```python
_P, _I, _L, _S, _F, _U = (ctypes.c_void_p, ctypes.c_int, ctypes.c_int64, ctypes.c_size_t, ctypes.c_float,
                          ctypes.c_uint64)
_CONV = [_I] * 11
# ... 40 lines not shown
    "vqa_step_metrics_if": (_I, [_P, _P, _P, _I, _F, _P, _P]),
    "vqa_vq_ema_apply_guarded": (_I, [_P, _P, _P, _P, _P, _P, _P, _F, _F, _F, _P, _P, _P, _P, _I, _I, _P, _P]),
    "vqa_lr_schedule": (_I, [_P, _P, _I, _F, _F, _F, _F, _P]),
    "vqa_counter_add": (_I, [_P, _L, _P]),
    "vqa_step_metrics": (_I, [_P, _P, _P, _I, _F, _P]),
    "vqa_synthetic_batch": (_I, [_P, _I, _L, _U, _I, _F, _P]),
    "vqa_embedding_fwd": (_I, [_P, _P, _P, _L, _I, _I, _I, _P]),
    "vqa_embedding_bwd": (_I, [_P, _P, _P, _L, _I, _I, _I, _P, _S, _P]),
    "vqa_embedding_bwd_workspace": (_S, [_L, _I, _I]),
    "vqa_layernorm_fwd": (_I, [_P, _P, _P, _P, _L, _I, _F, _I, _P]),
    "vqa_layernorm_bwd": (_I, [_P, _P, _P, _P, _P, _P, _L, _I, _F, _I, _P, _S, _P, _P]),
    "vqa_layernorm_bwd_workspace": (_S, [_L, _I]),
    "vqa_conv1d_bwd_weight_partials": (_I, [_P, _P, _P, _P] + _CONV + [_P, _S, _P, _P]),
    "vqa_conv1d_transpose_bwd_weight_partials": (_I, [_P, _P, _P, _P] + _CONVT + [_P, _S, _P, _P]),
    "vqa_reduce_partials": (_I, [_P, _I, _P]),
    "vqa_conv1d_bwd_data_weight": (_I, [_P, _P, _P, _P, _P, _P, _P] + _CONV + [_P, _S, _P, _P]),
    "vqa_conv1d_bwd_data_weight_workspace": (_S, _CONV),
    "vqa_conv1d_route": (_I, [_I] + _CONV + [_P]),
    "vqa_spectral_loss": (_I, [_P, _P, _P, _P, _P, _I, _I, _P, _P, _P, _I, _P, _S, _P]),
    "vqa_spectral_loss_workspace": (_S, [_I, _I, _P, _P, _P, _I, _I]),
    "vqa_stft_magnitude": (_I, [_P, _P, _I, _I, _I, _I, _I, _P]),
    "vqa_vq_argmin_split": (_I, [_P, _P, _P, _P, _P, _L, _I, _I, _P]),
    "vqa_vq_split_bf16x3": (_I, [_P, _P, _I, _I, _P]),
    "vqa_resblock_supported": (_I, [_I, _I, _I]),
    "vqa_resblock_fwd": (_I, [_P] * 7 + [_I] * 5 + [_P]),
    "vqa_resblock_bwd": (_I, [_P] * 11 + [_I] * 5 + [_P, _S, _P, _P]),
    "vqa_resblock_bwd_workspace": (_S, [_I] * 5),
    "vqa_resblock_plan": (_I, [_I] * 6 + [_P]),
    "vqa_dtail_supported": (_I, [_I] * 7),
    "vqa_dtail_workspace": (_S, [_I] * 5),
# ... 146 lines not shown


def conv1d_bwd_data(dy, w, mask, residual, dx, B, T_in, T_out, C_in, C_out, K, stride, dilation, pad, flags, dtype):
    _check(lib().vqa_conv1d_bwd_data(ptr(dy), ptr(w), ptr(mask), ptr(residual), ptr(dx), B, T_in, T_out, C_in,
                                     C_out, K, stride, dilation, pad, flags, dtype, stream()), "vqa_conv1d_bwd_data")


def conv1d_bwd_weight(x, dy, dw, db, B, T_in, T_out, C_in, C_out, K, stride, dilation, pad, flags, dtype):
    n = lib().vqa_conv1d_bwd_weight_workspace(B, T_in, T_out, C_in, C_out, K, stride, dilation, pad, flags, dtype)
    ws = workspace(n, x.device)
    _check(lib().vqa_conv1d_bwd_weight(ptr(x), ptr(dy), ptr(dw), ptr(db), B, T_in, T_out, C_in, C_out, K, stride,
                                       dilation, pad, flags, dtype, ptr(ws), ws.numel(), stream()),
           "vqa_conv1d_bwd_weight")


class Deferred:

    def __init__(self):
        self.descs, self.keep = [], []

    def add(self, desc, ws):
        descs = desc if isinstance(desc, (list, tuple)) else [desc]
        self.descs.extend(descs)
        self.keep.append(ws)

    def flush(self):
        if self.descs:
            arr = (PartialsDesc * len(self.descs))(*self.descs)
            _check(lib().vqa_reduce_partials(arr, len(self.descs), stream()), "vqa_reduce_partials")
        self.descs, self.keep = [], []


def conv1d_bwd_weight_deferred(x, dy, dw, db, B, T_in, T_out, C_in, C_out, K, stride, dilation, pad, flags, dtype,
                               deferred):
    n = lib().vqa_conv1d_bwd_weight_workspace(B, T_in, T_out, C_in, C_out, K, stride, dilation, pad, flags, dtype)
    ws = workspace(n, x.device)
    d = PartialsDesc()
    _check(lib().vqa_conv1d_bwd_weight_partials(ptr(x), ptr(dy), ptr(dw), ptr(db), B, T_in, T_out, C_in, C_out, K,
                                                stride, dilation, pad, flags, dtype, ptr(ws), ws.numel(),
                                                ctypes.byref(d), stream()), "vqa_conv1d_bwd_weight_partials")
    deferred.add(d, ws)


def conv1d_bwd_data_weight(dy, w, x, residual, dx, dw, db, B, T_in, T_out, C_in, C_out, K, stride, dilation, pad,
                           flags, dtype, deferred=None):
# ... 839 lines not shown
```

Measured before the change: 335.5 million audio-samples/s.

★ ★ ★ ★ ★

- [Task goal]:
Examine the entries and say how many of their lines hold the word "shown". No other words should accompany the number.

- [Task result]:
3